- **Work task**:
Where does the string "false" appear in the listing below? Copy every line where it does.

Records provided Start Marker

+struct InorderRun {
+    double even, odd;
+    uint64_t sign;
+};
+VFM_INORDER_HD void inorder_run_begin(InorderRun& r, double S) {
+    const uint64_t base = inorder_bits(S) & ~INORDER_MANT;
+    r.even = inorder_from_bits(base);
+    r.odd = inorder_from_bits(base + 1ull);
+    r.sign = 0ull;
+}
+VFM_INORDER_HD void inorder_run_add(InorderRun& r, double x) {
+    r.even = r.even + x;
+    r.odd = r.odd + x;
+    r.sign |= inorder_bits(x);
+}
+VFM_INORDER_HD InorderMap inorder_run_end(const InorderRun& r, double S) {
+    const uint64_t base = inorder_bits(S) & ~INORDER_MANT;
+    InorderMap m;
+    m.inc0 = inorder_bits(r.even) - base;
+    m.inc1 = inorder_bits(r.odd) - (base + 1ull);
+    const bool refuse = (r.sign >> 63) != 0ull || m.inc0 > INORDER_ONE || m.inc1 > INORDER_ONE;
+    if (refuse) m.inc0 = m.inc1 = INORDER_LIMIT;
+    return m;
+}
+VFM_INORDER_HD InorderMap inorder_compose(const InorderMap& f, const InorderMap& g) {
+    InorderMap r;
+    r.inc0 = f.inc0 + ((f.inc0 & 1ull) ? g.inc1 : g.inc0);
+    r.inc1 = f.inc1 + ((f.inc1 & 1ull) ? g.inc0 : g.inc1);
+    return r;
+}
+VFM_INORDER_HD uint64_t inorder_apply(const InorderMap m, double S) {
+    const uint64_t s = (inorder_bits(S) & INORDER_MANT) | INORDER_ONE;
+    return s + (m.inc0 ^ ((m.inc0 ^ m.inc1) & (0ull - (s & 1ull))));
+}
+VFM_INORDER_HD bool inorder_accept(uint64_t t) { return t <= INORDER_LIMIT; }
+VFM_INORDER_HD double inorder_value(uint64_t t, double S) { return inorder_from_bits((inorder_bits(S) & ~INORDER_MANT) + (t - INORDER_ONE)); }
+
+inline double inorder_sum_host(const double* x, int64_t n, int32_t* scan_blocks) {
+    double S = 0.0;
+    int blocks = 0;
+    double xs[INORDER_STAGE];
+    for (int64_t base = 0; base < n; base += INORDER_CHUNK) {
+        const int cnt = (int)((n - base) < INORDER_CHUNK ? (n - base) : INORDER_CHUNK);
+        const int nblk = (cnt + INORDER_BLOCK - 1) / INORDER_BLOCK;
+        for (int i = 0; i < nblk * INORDER_BLOCK; ++i) xs[inorder_slot(i)] = i < cnt ? x[base + i] : 0.0;
+        int blk = 0;
+        while (blk < nblk) {
+            if (inorder_scannable(S)) {
+                InorderMap pre = InorderMap{0ull, 0ull};
+                int fb = nblk;
+                uint64_t t_keep = 0ull;
+                for (int lane = blk * INORDER_LANES_PER_BLOCK; lane < nblk * INORDER_LANES_PER_BLOCK; ++lane) {
+                    InorderRun r;
+                    inorder_run_begin(r, S);
+                    const double* p = xs + inorder_slot(lane * INORDER_RUN);
+                    for (int j = 0; j < INORDER_RUN; ++j) inorder_run_add(r, p[j]);
+                    pre = inorder_compose(pre, inorder_run_end(r, S));
+                    const uint64_t t = inorder_apply(pre, S);
+                    if (!inorder_accept(t)) {
+                        fb = lane / INORDER_LANES_PER_BLOCK;
+                        break;
+                    }
+                    if ((lane + 1) % INORDER_LANES_PER_BLOCK == 0) t_keep = t;
+                }
+                if (fb > blk) {
+                    S = inorder_value(t_keep, S);
+                    blocks += fb - blk;
+                    blk = fb;
+                }
+                if (blk >= nblk) break;
+            }
+            const double* p = xs + inorder_slot(blk * INORDER_BLOCK);
+            for (int q = 0; q < INORDER_LANES_PER_BLOCK; ++q)
+                for (int j = 0; j < INORDER_RUN; ++j) S = S + p[q * (INORDER_RUN + 1) + j];
+            ++blk;
+        }
+    }
+    if (scan_blocks) *scan_blocks = blocks;
+    return S;
+}
+
+#if defined(__HIPCC__)
+struct InorderWave {
+    __device__ __forceinline__ int lane() const { return (int)(threadIdx.x & 63u); }
+    __device__ __forceinline__ void scan(InorderMap& m) const {
+        const int l = lane();
+#pragma unroll
+        for (int d = 1; d < 64; d <<= 1) {
+            InorderMap o;
+            o.inc0 = __shfl_up((unsigned long long)m.inc0, (unsigned)d);
+            o.inc1 = __shfl_up((unsigned long long)m.inc1, (unsigned)d);
+            if (l >= d) m = inorder_compose(o, m);
+        }
+    }
+    __device__ __forceinline__ int first_refusing(bool refuse) const {
+        const unsigned long long b = __ballot(refuse);
+        return b ? __ffsll((long long)b) - 1 : 64;
+    }
+    __device__ __forceinline__ uint64_t take(uint64_t v, int src) const { return (uint64_t)__shfl((unsigned long long)v, src); }
+};
+__device__ __forceinline__ double inorder_wave_sum(double S, const double* xs, int cnt, int* scan_blocks) {
+    InorderWave w;
+    const int nblk = (cnt + INORDER_BLOCK - 1) / INORDER_BLOCK;
+    int blk = 0;
+    while (blk < nblk) {
+        if (inorder_scannable(S)) {
+            const int lane = w.lane();
+            InorderMap m = InorderMap{0ull, 0ull};
+            if (lane >= blk * INORDER_LANES_PER_BLOCK && lane < nblk * INORDER_LANES_PER_BLOCK) {
+                InorderRun r;
+                inorder_run_begin(r, S);
+                const double* p = xs + inorder_slot(lane * INORDER_RUN);
+#pragma unroll
+                for (int j = 0; j < INORDER_RUN; ++j) inorder_run_add(r, p[j]);
+                m = inorder_run_end(r, S);
+            }
+            w.scan(m);
+            const uint64_t t = inorder_apply(m, S);
+            int fb = w.first_refusing(!inorder_accept(t)) / INORDER_LANES_PER_BLOCK;
+            if (fb > nblk) fb = nblk;
+            if (fb > blk) {
+                S = inorder_value(w.take(t, fb * INORDER_LANES_PER_BLOCK - 1), S);
+                *scan_blocks += fb - blk;
+                blk = fb;
+            }
+            if (blk >= nblk) break;
+        }
+        const double* p = xs + inorder_slot(blk * INORDER_BLOCK);
+#pragma unroll
+        for (int q = 0; q < INORDER_LANES_PER_BLOCK; ++q)
+#pragma unroll
+            for (int j = 0; j < INORDER_RUN; ++j) S = S + p[q * (INORDER_RUN + 1) + j];
+        ++blk;
+    }
+    return S;
+}
+#endif
diff --git a/vfm-registration_amd/csrc/ransac.hip b/vfm-registration_amd/csrc/ransac.hip
--- a/vfm-registration_amd/csrc/ransac.hip
+++ b/vfm-registration_amd/csrc/ransac.hip
@@ -5,6 +5,7 @@
 
 #include "../../include/vfmreg_debug.h"
 #include "common.h"
+#include "inorder_sum.h"
 #include "rot3.h"
 
 namespace {
@@ -502,13 +503,13 @@
     double r_lo, r_hi;
 };
 
-__global__ __launch_bounds__(64) void ransac_moment_kernel(const double* __restrict__ pts, const RansacStats* __restrict__ stats,
+__global__ __launch_bounds__(512) void ransac_moment_kernel(const double* __restrict__ pts, const RansacStats* __restrict__ stats,
                                                            const int64_t* __restrict__ count_dev, int64_t c_max,
                                                            double max_d2, int32_t n_iter, uint64_t seed,
                                                            CoarseHyp* __restrict__ out, SelectState* __restrict__ sel, int rfuse) {
     const int64_t C = count_dev ? min(*count_dev, c_max) : c_max;
-    const int lane = threadIdx.x;
-    const int32_t h = (int32_t)(blockIdx.x * 64 + lane);
+    const int lane = threadIdx.x & 63;
+    const int32_t h = (int32_t)(blockIdx.x * blockDim.x + threadIdx.x);
     CoarseHyp o = CoarseHyp{0, -1, 0.0, 0.0};
     bool unsure = false, sure_live = false;
     if (C >= 3 && h < n_iter) {
@@ -976,70 +977,103 @@
     }
 }
 
+template <bool SCAN>
 __global__ __launch_bounds__(64) void ransac_exact_list_kernel(const double* __restrict__ pts,
                                                                const int64_t* __restrict__ count_dev, int64_t c_max,
                                                                double max_d2, int32_t n_iter, uint64_t seed,
                                                                const int32_t* __restrict__ list,
                                                                const SelectState* __restrict__ sel,
                                                                HypScore* __restrict__ best_out) {
-    __shared__ __attribute__((aligned(16))) double d2s[EXACT_CHUNK];
+    static_assert(EXACT_CHUNK == INORDER_CHUNK, "a staged chunk is one call of inorder_wave_sum");
+    __shared__ __attribute__((aligned(16))) double d2s[SCAN ? INORDER_STAGE : EXACT_CHUNK];
     const int64_t C = count_dev ? min(*count_dev, c_max) : c_max;
     const int lane = threadIdx.x;
-    HypScore res;
-    res.fit = 0.0;
-    res.rmse = 0.0;
-    res.hyp = -1;
     const int ncand = sel->overflow ? 0 : min(sel->count, CAND_MAX);
-    if ((int)blockIdx.x < ncand && C >= 3) {
-        const int32_t h = list[blockIdx.x];
-        double T[12];
-        if (sample_T(pts, C, (uint32_t)h, seed, T)) {
-            int64_t good = 0;
-            double e2 = 0.0;
-            for (int64_t base = 0; base < C; base += EXACT_CHUNK) {
-                const int cnt = (int)min((int64_t)EXACT_CHUNK, C - base);
-                __builtin_amdgcn_wave_barrier();
-                int mine = 0;
-                for (int i = lane; i < cnt; i += 64) {
-                    const double* p = pts + 6 * (base + i);
-                    const double d2 = err2(T, p[0], p[1], p[2], p[3], p[4], p[5]);
-                    const bool in = d2 < max_d2;
-                    mine += in ? 1 : 0;
-                    d2s[i] = in ? d2 : 0.0;
+    for (int slot = (int)blockIdx.x; slot < CAND_MAX; slot += (int)gridDim.x) {
+        HypScore res;
+        res.fit = 0.0;
+        res.rmse = 0.0;
+        res.hyp = -1;
+        if (slot < ncand && C >= 3) {
+            const int32_t h = list[slot];
+            double T[12];
+            if (sample_T(pts, C, (uint32_t)h, seed, T)) {
+                int64_t good = 0;
+                double e2 = 0.0;
+                int scanned = 0;
+                for (int64_t base = 0; base < C; base += EXACT_CHUNK) {
+                    const int cnt = (int)min((int64_t)EXACT_CHUNK, C - base);
+                    __builtin_amdgcn_wave_barrier();
+                    int mine = 0;
+                    for (int i = lane; i < (SCAN ? (cnt + 63) / 64 * 64 : cnt); i += 64) {
+                        double v = 0.0;
+                        if (!SCAN || i < cnt) {
+                            const double* p = pts + 6 * (base + i);
+                            const double d2 = err2(T, p[0], p[1], p[2], p[3], p[4], p[5]);
+                            const bool in = d2 < max_d2;
+                            mine += in ? 1 : 0;
+                            v = in ? d2 : 0.0;
+                        }
+                        d2s[SCAN ? inorder_slot(i) : i] = v;
+                    }
+#pragma unroll
+                    for (int off = 32; off >= 1; off >>= 1) mine += __shfl_xor(mine, off);
+                    good += mine;
+                    __builtin_amdgcn_wave_barrier();
+                    if (SCAN) {
+                        e2 = inorder_wave_sum(e2, d2s, cnt, &scanned);
+                        continue;
+                    }
+                    int i = 0;
+                    if (cnt >= 32) {
+                        double va[16], vb[16];
+#pragma unroll
+                        for (int u = 0; u < 16; ++u) va[u] = d2s[u];
+                        for (; i + 48 <= cnt; i += 32) {
+#pragma unroll
+                            for (int u = 0; u < 16; ++u) vb[u] = d2s[i + 16 + u];
+#pragma unroll
+                            for (int u = 0; u < 16; ++u) e2 = e2 + va[u];
+#pragma unroll
+                            for (int u = 0; u < 16; ++u) va[u] = d2s[i + 32 + u];
+#pragma unroll
+                            for (int u = 0; u < 16; ++u) e2 = e2 + vb[u];
+                        }
+#pragma unroll
+                        for (int u = 0; u < 16; ++u) e2 = e2 + va[u];
+                        i += 16;
+                    }
+                    for (; i < cnt; ++i) e2 = e2 + d2s[i];
                 }
-#pragma unroll
-                for (int off = 32; off >= 1; off >>= 1) mine += __shfl_xor(mine, off);
-                good += mine;
-                __builtin_amdgcn_wave_barrier();
-                int i = 0;
-                if (cnt >= 32) {
-                    double va[16], vb[16];
-#pragma unroll
-                    for (int u = 0; u < 16; ++u) va[u] = d2s[u];
-                    for (; i + 48 <= cnt; i += 32) {
-#pragma unroll
-                        for (int u = 0; u < 16; ++u) vb[u] = d2s[i + 16 + u];
-#pragma unroll
-                        for (int u = 0; u < 16; ++u) e2 = e2 + va[u];
-#pragma unroll
-                        for (int u = 0; u < 16; ++u) va[u] = d2s[i + 32 + u];
-#pragma unroll
-                        for (int u = 0; u < 16; ++u) e2 = e2 + vb[u];
-                    }
-#pragma unroll
-                    for (int u = 0; u < 16; ++u) e2 = e2 + va[u];
-                    i += 16;
+                if (good > 0) {
+                    res.fit = (double)good / (double)C;
+                    res.rmse = sqrt(e2 / (double)good);
+                    res.hyp = h;
                 }
-                for (; i < cnt; ++i) e2 = e2 + d2s[i];
-            }
-            if (good > 0) {
-                res.fit = (double)good / (double)C;
-                res.rmse = sqrt(e2 / (double)good);
-                res.hyp = h;
-            }
-        }
-    }
-    if (lane == 0) best_out[blockIdx.x] = res;
+            }
+        }
+        if (lane == 0) best_out[slot] = res;
+    }
+}
+constexpr int EXACT_LIST_GRID = CAND_MAX < 128 ? CAND_MAX : 128;
+
+__global__ __launch_bounds__(64) void inorder_sum_debug_kernel(const double* __restrict__ x, int64_t n, double* __restrict__ sum_out,
+                                                               int32_t* __restrict__ scan_blocks_out) {
+    __shared__ __attribute__((aligned(16))) double xs[INORDER_STAGE];
+    const int lane = threadIdx.x;
+    double S = 0.0;
+    int scanned = 0;
+    for (int64_t base = 0; base < n; base += INORDER_CHUNK) {
+        const int cnt = (int)min((int64_t)INORDER_CHUNK, n - base);
+        __builtin_amdgcn_wave_barrier();
+        for (int i = lane; i < (cnt + 63) / 64 * 64; i += 64) xs[inorder_slot(i)] = i < cnt ? x[base + i] : 0.0;
+        __builtin_amdgcn_wave_barrier();
+        S = inorder_wave_sum(S, xs, cnt, &scanned);
+    }
+    if (lane == 0) {
+        *sum_out = S;
+        *scan_blocks_out = scanned;
+    }
 }
 
 struct RansacWs {
@@ -1119,6 +1153,18 @@
             if (hyp_host) hyp_host[k] = bb[k].hyp;
         }
     }
+    return VFM_OK;
+}
+
+VFM_EXPORT int vfm_debug_inorder_sum(const double* x_dev, int64_t n, double* sum_dev, int32_t* scan_blocks_dev, vfm_stream_t stream) {
+    VFM_CHECK_ARG(sum_dev && scan_blocks_dev && n >= 0 && (x_dev || n == 0), "inorder_sum: bad arguments");
+    hipLaunchKernelGGL(inorder_sum_debug_kernel, dim3(1), dim3(64), 0, (hipStream_t)stream, x_dev, n, sum_dev, scan_blocks_dev);
+    VFM_CHECK_LAUNCH("inorder_sum_debug_kernel");
+    return VFM_OK;
+}
+VFM_EXPORT int vfm_debug_inorder_sum_host(const double* x, int64_t n, double* sum, int32_t* scan_blocks) {
+    VFM_CHECK_ARG(sum && n >= 0 && (x || n == 0), "inorder_sum_host: bad arguments");
+    *sum = inorder_sum_host(x, n, scan_blocks);
     return VFM_OK;
 }
 
@@ -1189,13 +1235,18 @@
         if (vfm_cfg().ransac_fused == 2) {
             const int cus = vfm_compute_units();
             hipLaunchKernelGGL(ransac_center_kernel, dim3(1), dim3(1024), 0, st, w.pts, count_dev, c_max, w.stats, w.pts32, w.sel);
-            hipLaunchKernelGGL(ransac_moment_kernel, dim3(nblocks), dim3(64), 0, st, w.pts, w.stats, count_dev, c_max, max_d2,
-                               n_iter, seed, w.hyps, w.sel, 1);
+            const int mblock = vfm_cfg().ransac_moment_block == 64 ? 64 : 512;
+            hipLaunchKernelGGL(ransac_moment_kernel, dim3((unsigned)((n_iter + mblock - 1) / mblock)), dim3(mblock), 0, st, w.pts, w.stats,
+                               count_dev, c_max, max_d2, n_iter, seed, w.hyps, w.sel, 1);
             hipLaunchKernelGGL(ransac_coarse_loop_kernel, dim3(nblocks < cus ? nblocks : cus), dim3(64 * COARSE_WAVES), 0, st, w.pts, w.pts32,
                                w.stats, count_dev, c_max, max_dist, n_iter, seed, w.hyps, w.sel);
             hipLaunchKernelGGL(ransac_select_list_kernel, dim3(gsel), dim3(256), 0, st, w.hyps, n_iter, w.sel, w.list);
-            hipLaunchKernelGGL(ransac_exact_list_kernel, dim3(CAND_MAX), dim3(64), 0, st, w.pts, count_dev, c_max, max_d2, n_iter,
-                               seed, w.list, w.sel, w.block_best);
+            if (vfm_cfg().ransac_sum)
+                hipLaunchKernelGGL(ransac_exact_list_kernel<true>, dim3(EXACT_LIST_GRID), dim3(64), 0, st, w.pts, count_dev, c_max, max_d2,
+                                   n_iter, seed, w.list, w.sel, w.block_best);
+            else
+                hipLaunchKernelGGL(ransac_exact_list_kernel<false>, dim3(CAND_MAX), dim3(64), 0, st, w.pts, count_dev, c_max, max_d2,
+                                   n_iter, seed, w.list, w.sel, w.block_best);
             hipLaunchKernelGGL(ransac_score_kernel, dim3(nblocks), dim3(64), 0, st, w.pts, count_dev, c_max, max_d2, n_iter, seed,
                                &w.sel->overflow, w.block_best + CAND_MAX);
             VFM_CHECK_LAUNCH("ransac coarse/select/score kernels");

Records provided End Marker

- **Answer to this problem**:
     bool unsure = false, sure_live = false;
+                hipLaunchKernelGGL(ransac_exact_list_kernel<false>, dim3(CAND_MAX), dim3(64), 0, st, w.pts, count_dev, c_max, max_d2,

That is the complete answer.